第86章 县城谋生

作者:小梨花O
  苦妹紧紧抱着那个冰冷的铁盒子,像抱着一块浮木,在破旧长途汽车的颠簸中,驶离了囚禁她近一年的筑路工地。

  车窗外的景色,从荒凉的山野,渐渐变成了她从未见过的景象——越来越多的房屋,宽阔些的土路,以及行色匆匆、衣着各异的人群。

  当汽车喘着粗气,停在一个尘土飞扬、人声鼎沸的简陋场院时,售票员粗声喊道:“县城到了!都下车!”

  苦妹随着人流,晕头转向地下了车,立刻就被淹没在了一片陌生的喧嚣里。

  自行车的铃铛声、小贩的叫卖声、拖拉机的轰鸣声、人们南腔北调的说话声……各种声音像潮水般涌来,冲击着她习惯于工地单调声响的耳膜。

  空气中弥漫着煤灰、尘土、食物香气和某种说不清的、属于城市的热闹气味,让她有些头晕目眩。

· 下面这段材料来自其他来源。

# theAdamColton/spiht

Measured on AMD Instinct MI355X. Metric: Mpixels/sec encode+decode at fixed bpp; bitstream-exact vs Rust ref, higher is better.
Workload: dtype f64 DWT / int32 bit-plane coding; 1 GPU; cfg2 image (1920x1080 RGB, bior2.2 reflect level 7, q=50, 0.5 bpp) x 256 per GPU (cfg4 shard), encode+decode, HBM-resident; images_per_gpu=256, distinct_images_per_gpu=256, seeds=1000 + global image index, streams=1, images_per_launch=256, decoder_waves=8, max_bits=1036800

## Files before the change

include/spiht_hip.h:

```cpp
#ifndef SPIHT_HIP_H
#define SPIHT_HIP_H

#include <stdint.h>

#ifdef __cplusplus
extern "C" {
#endif

enum {
    SPIHT_OK = 0,
    SPIHT_ERR_LL = 1,
    SPIHT_ERR_EMPTY = 2,
    SPIHT_ERR_SHAPE = 3,
    SPIHT_ERR_CAPACITY = 4,
    SPIHT_ERR_HIP = 5,
    SPIHT_ERR_ARG = 6,
    SPIHT_ERR_MAGNITUDE = 7,
    SPIHT_ERR_INTERNAL = 8,
    SPIHT_ERR_TOO_LARGE = 9,
    SPIHT_ERR_NOMEM = 10
};

enum { SPIHT_MODE_REFLECT = 0, SPIHT_MODE_SYMMETRIC = 1, SPIHT_MODE_PERIODIC = 2, SPIHT_MODE_ZERO = 3,
       SPIHT_MODE_CONSTANT = 4,
// ... 85 lines not shown
                                 int64_t H, int64_t W, int wavelet, int mode, int level, double q_scale,
                                 const double *channel_mults, uint64_t max_bits, uint8_t *d_out, uint64_t slot_stride,
                                 uint64_t *d_nbits, uint8_t *d_max_n, int32_t *d_coeffs);
int spiht_decode_image_batch_u8(spiht_ctx *ctx, const uint8_t *d_data, uint64_t slot_stride,
                                const uint64_t *d_nbytes, const uint8_t *d_max_n, int64_t B, int64_t c, int64_t H,
                                int64_t W, int wavelet, int mode, int level, double q_scale,
                                const double *channel_mults, uint8_t *d_img_out, const int64_t *out_strides,
                                int32_t *d_rec);
int spiht_decode_image_batch_u16(spiht_ctx *ctx, const uint8_t *d_data, uint64_t slot_stride,
                                 const uint64_t *d_nbytes, const uint8_t *d_max_n, int64_t B, int64_t c, int64_t H,
                                 int64_t W, int wavelet, int mode, int level, double q_scale,
                                 const double *channel_mults, uint16_t *d_img_out, const int64_t *out_strides,
                                 int32_t *d_rec);

int spiht_dwt_quant_batch_f64(spiht_ctx *ctx, const double *d_img, int64_t B, int64_t c, int64_t H, int64_t W,
                              int wavelet, int mode, int level, double q_scale, const double *channel_mults,
                              int32_t *d_coeffs);
int spiht_dequant_idwt_batch_f64(spiht_ctx *ctx, const int32_t *d_rec, int64_t B, int64_t c, int64_t H, int64_t W,
                                 int wavelet, int mode, int level, double q_scale, const double *channel_mults,
                                 double *d_img_out);

int spiht_dwt_quant_batch_f32(spiht_ctx *ctx, const float *d_img, int64_t B, int64_t c, int64_t H, int64_t W,
                              int wavelet, int mode, int level, double q_scale, const double *channel_mults,
                              int32_t *d_coeffs);
int spiht_encode_image_batch_f32(spiht_ctx *ctx, const float *d_img, int64_t B, int64_t c, int64_t H, int64_t W,
                                 int wavelet, int mode, int level, double q_scale, const double *channel_mults,
                                 uint64_t max_bits, uint8_t *d_out, uint64_t slot_stride, uint64_t *d_nbits,
                                 uint8_t *d_max_n, int32_t *d_coeffs);

int spiht_pyramid_batch_i32(spiht_ctx *ctx, const int32_t *d_x, int64_t B, int64_t c, int64_t h, int64_t w,
                            int64_t ll_h, int64_t ll_w, uint8_t *d_dmsb, uint8_t *d_lmsb, uint32_t *d_maxabs);

int spiht_dwt_pyramid_batch_f64(spiht_ctx *ctx, const double *d_img, int64_t B, int64_t c, int64_t H, int64_t W,
                                int wavelet, int mode, int level, double q_scale, const double *channel_mults,
                                int32_t *d_coeffs, uint8_t *d_dmsb, uint8_t *d_lmsb, uint32_t *d_maxabs);
int spiht_dwt_pyramid_batch_u8(spiht_ctx *ctx, const uint8_t *d_img, const int64_t *strides, int64_t B, int64_t c, int64_t H,
                               int64_t W, int wavelet, int mode, int level, double q_scale, const double *channel_mults,
                               int32_t *d_coeffs, uint8_t *d_dmsb, uint8_t *d_lmsb, uint32_t *d_maxabs);
int spiht_dwt_pyramid_batch_u16(spiht_ctx *ctx, const uint16_t *d_img, const int64_t *strides, int64_t B, int64_t c, int64_t H,
                                int64_t W, int wavelet, int mode, int level, double q_scale, const double *channel_mults,
                                int32_t *d_coeffs, uint8_t *d_dmsb, uint8_t *d_lmsb, uint32_t *d_maxabs);
int spiht_encode_lists_batch_i32(spiht_ctx *ctx, const int32_t *d_x, const uint8_t *d_dmsb, const uint8_t *d_lmsb,
                                 const uint32_t *d_maxabs, int64_t B, int64_t c, int64_t h, int64_t w, int64_t ll_h,
                                 int64_t ll_w, uint64_t max_bits, uint8_t *d_out, uint64_t slot_stride,
                                 uint64_t *d_nbits, uint8_t *d_max_n);
int spiht_decode_lists_batch_i32(spiht_ctx *ctx, const uint8_t *d_data, uint64_t slot_stride, const uint64_t *d_nbytes,
                                 const uint8_t *d_max_n, int64_t B, int64_t c, int64_t h, int64_t w, int64_t ll_h,
                                 int64_t ll_w, int32_t *d_out_zeroed);
int spiht_unscatter_lists_batch_i32(spiht_ctx *ctx, int32_t *d_out, int64_t B, int64_t c, int64_t h, int64_t w);
int spiht_l1_flags_words(int64_t c, int64_t H, int64_t W, int wavelet, int mode, int level, uint64_t *words_per_image);
int spiht_decode_lists_flags_batch_i32(spiht_ctx *ctx, const uint8_t *d_data, uint64_t slot_stride, const uint64_t *d_nbytes,
                                       const uint8_t *d_max_n, int64_t B, int64_t c, int64_t H, int64_t W, int wavelet,
                                       int mode, int level, int32_t *d_out_zeroed, uint32_t *d_flags);
int spiht_dequant_idwt_flags_batch_f64(spiht_ctx *ctx, const int32_t *d_rec, const uint32_t *d_flags, int64_t B, int64_t c,
                                       int64_t H, int64_t W, int wavelet, int mode, int level, double q_scale,
                                       const double *channel_mults, double *d_img_out);
int spiht_dequant_idwt_flags_batch_u8(spiht_ctx *ctx, const int32_t *d_rec, const uint32_t *d_flags, int64_t B, int64_t c,
                                      int64_t H, int64_t W, int wavelet, int mode, int level, double q_scale,
                                      const double *channel_mults, uint8_t *d_img_out, const int64_t *out_strides);
int spiht_dequant_idwt_flags_batch_u16(spiht_ctx *ctx, const int32_t *d_rec, const uint32_t *d_flags, int64_t B, int64_t c,
                                       int64_t H, int64_t W, int wavelet, int mode, int level, double q_scale,
                                       const double *channel_mults, uint16_t *d_img_out, const int64_t *out_strides);
int spiht_ctx_set_option(spiht_ctx *ctx, const char *name, int64_t value);
int spiht_ctx_get_option(spiht_ctx *ctx, const char *name, int64_t *value);
int spiht_ctx_wide_stats(spiht_ctx *ctx, uint32_t *groups, uint32_t *gave_up);

int spiht_idwt_coarse_batch_f64(spiht_ctx *ctx, const int32_t *d_rec, int64_t B, int64_t c, int64_t H, int64_t W,
                                int wavelet, int mode, int level, double q_scale, const double *channel_mults,
                                double *d_approx);
int spiht_idwt_level1_batch_f64(spiht_ctx *ctx, const int32_t *d_rec, const double *d_approx, int64_t B, int64_t c,
                                int64_t H, int64_t W, int wavelet, int mode, int level, double q_scale,
                                const double *channel_mults, double *d_img_out);
int spiht_idwt_approx_shape(int64_t H, int64_t W, int wavelet, int level, int64_t *a_h, int64_t *a_w);
int spiht_idwt_level1_flags_batch_f64(spiht_ctx *ctx, const int32_t *d_rec, const double *d_approx, const uint32_t *d_flags,
                                      int64_t B, int64_t c, int64_t H, int64_t W, int wavelet, int mode, int level, double q_scale,
                                      const double *channel_mults, double *d_img_out);
int spiht_idwt_level1_flags_batch_u8(spiht_ctx *ctx, const int32_t *d_rec, const double *d_approx, const uint32_t *d_flags,
                                     int64_t B, int64_t c, int64_t H, int64_t W, int wavelet, int mode, int level, double q_scale,
                                     const double *channel_mults, uint8_t *d_img_out, const int64_t *out_strides);
int spiht_idwt_level1_flags_batch_u16(spiht_ctx *ctx, const int32_t *d_rec, const double *d_approx, const uint32_t *d_flags,
                                      int64_t B, int64_t c, int64_t H, int64_t W, int wavelet, int mode, int level, double q_scale,
                                      const double *channel_mults, uint16_t *d_img_out, const int64_t *out_strides);

int spiht_color3_batch_f64(spiht_ctx *ctx, const double *d_in, double *d_out, int64_t B, int64_t npix, const double *A,
                           const double *M, double p);
int spiht_ctx_set_color3(spiht_ctx *ctx, const double *A_f, const double *M_f, double p_f, const double *A_i,
                         const double *M_i, double p_i);
int spiht_ctx_get_color3(spiht_ctx *ctx, int *on, double *A_f, double *M_f, double *p_f, double *A_i, double *M_i, double *p_i);

int spiht_decode_budgets_i32(spiht_ctx *ctx, const uint8_t *data, uint64_t nbytes, uint8_t n, int64_t c, int64_t h, int64_t w,
                             int64_t ll_h, int64_t ll_w, const uint64_t *budgets_bits, int64_t K, int32_t *out);
int spiht_decode_budgets_dev_i32(spiht_ctx *ctx, const uint8_t *data, uint64_t nbytes, uint8_t n, int64_t c, int64_t h,
                                 int64_t w, int64_t ll_h, int64_t ll_w, const uint64_t *budgets_bits, int64_t K, int32_t *d_out);

int spiht_ctx_lock(spiht_ctx *ctx);
int spiht_ctx_unlock(spiht_ctx *ctx);

int spiht_ctx_set_decoder_waves(spiht_ctx *ctx, int waves);

int spiht_nbits_to_nbytes(spiht_ctx *ctx, const uint64_t *d_nbits, int64_t B, uint64_t *d_nbytes);
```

  她站在路边,望着眼前比西山沟和工地驻地繁华、却也更加混乱的街景,一时有些手足无措。房屋密密麻麻,高低错落,街上的人们似乎都有明确的目的地。

  她低头看看自己一身破旧、沾满油污和尘土的衣裳,还有怀里那个与周遭格格不入的铁盒子,一种巨大的自卑和惶恐,瞬间攫住了她。

  首先,她必须找个地方过夜。她记得以前在村里听人说过,出门住店得要“介绍信”,还要看“户口本”。她两样都没有,身上只有那个铁盒子和几件破衣服。

  她不敢去那些门口挂着正式牌子、看起来稍微像样点的旅社,只能沿着肮脏的、看起来像是城市边缘的街巷,小心翼翼地寻找。

  她看到一些临街的房屋门口挂着“住宿”的简陋牌子,便鼓起勇气,推开一扇虚掩的、油漆剥落的木门。里面是个狭窄的过道,一个穿着汗衫、摇着蒲扇的老头坐在凳子上打盹。

  “请……请问……能住店吗?”苦妹的声音小的像蚊子哼哼。

  老头抬起眼皮,浑浊的眼睛扫了她一眼,目光在她那身行头上停留片刻,懒洋洋地问:“介绍信呢?哪个公社来的?”

  苦妹的心猛地一沉,支吾着:“我……我没有介绍信……我从……从西山沟来的……”

  “没有介绍信?”老头的眉头皱了起来,像看什么可疑分子一样打量着她,“那不行!没介绍信不能住!万一是盲流呢?我们这可是要按规定办事的!走走走!”他不耐烦地挥动着蒲扇,像是要扇走什么不干净的东西。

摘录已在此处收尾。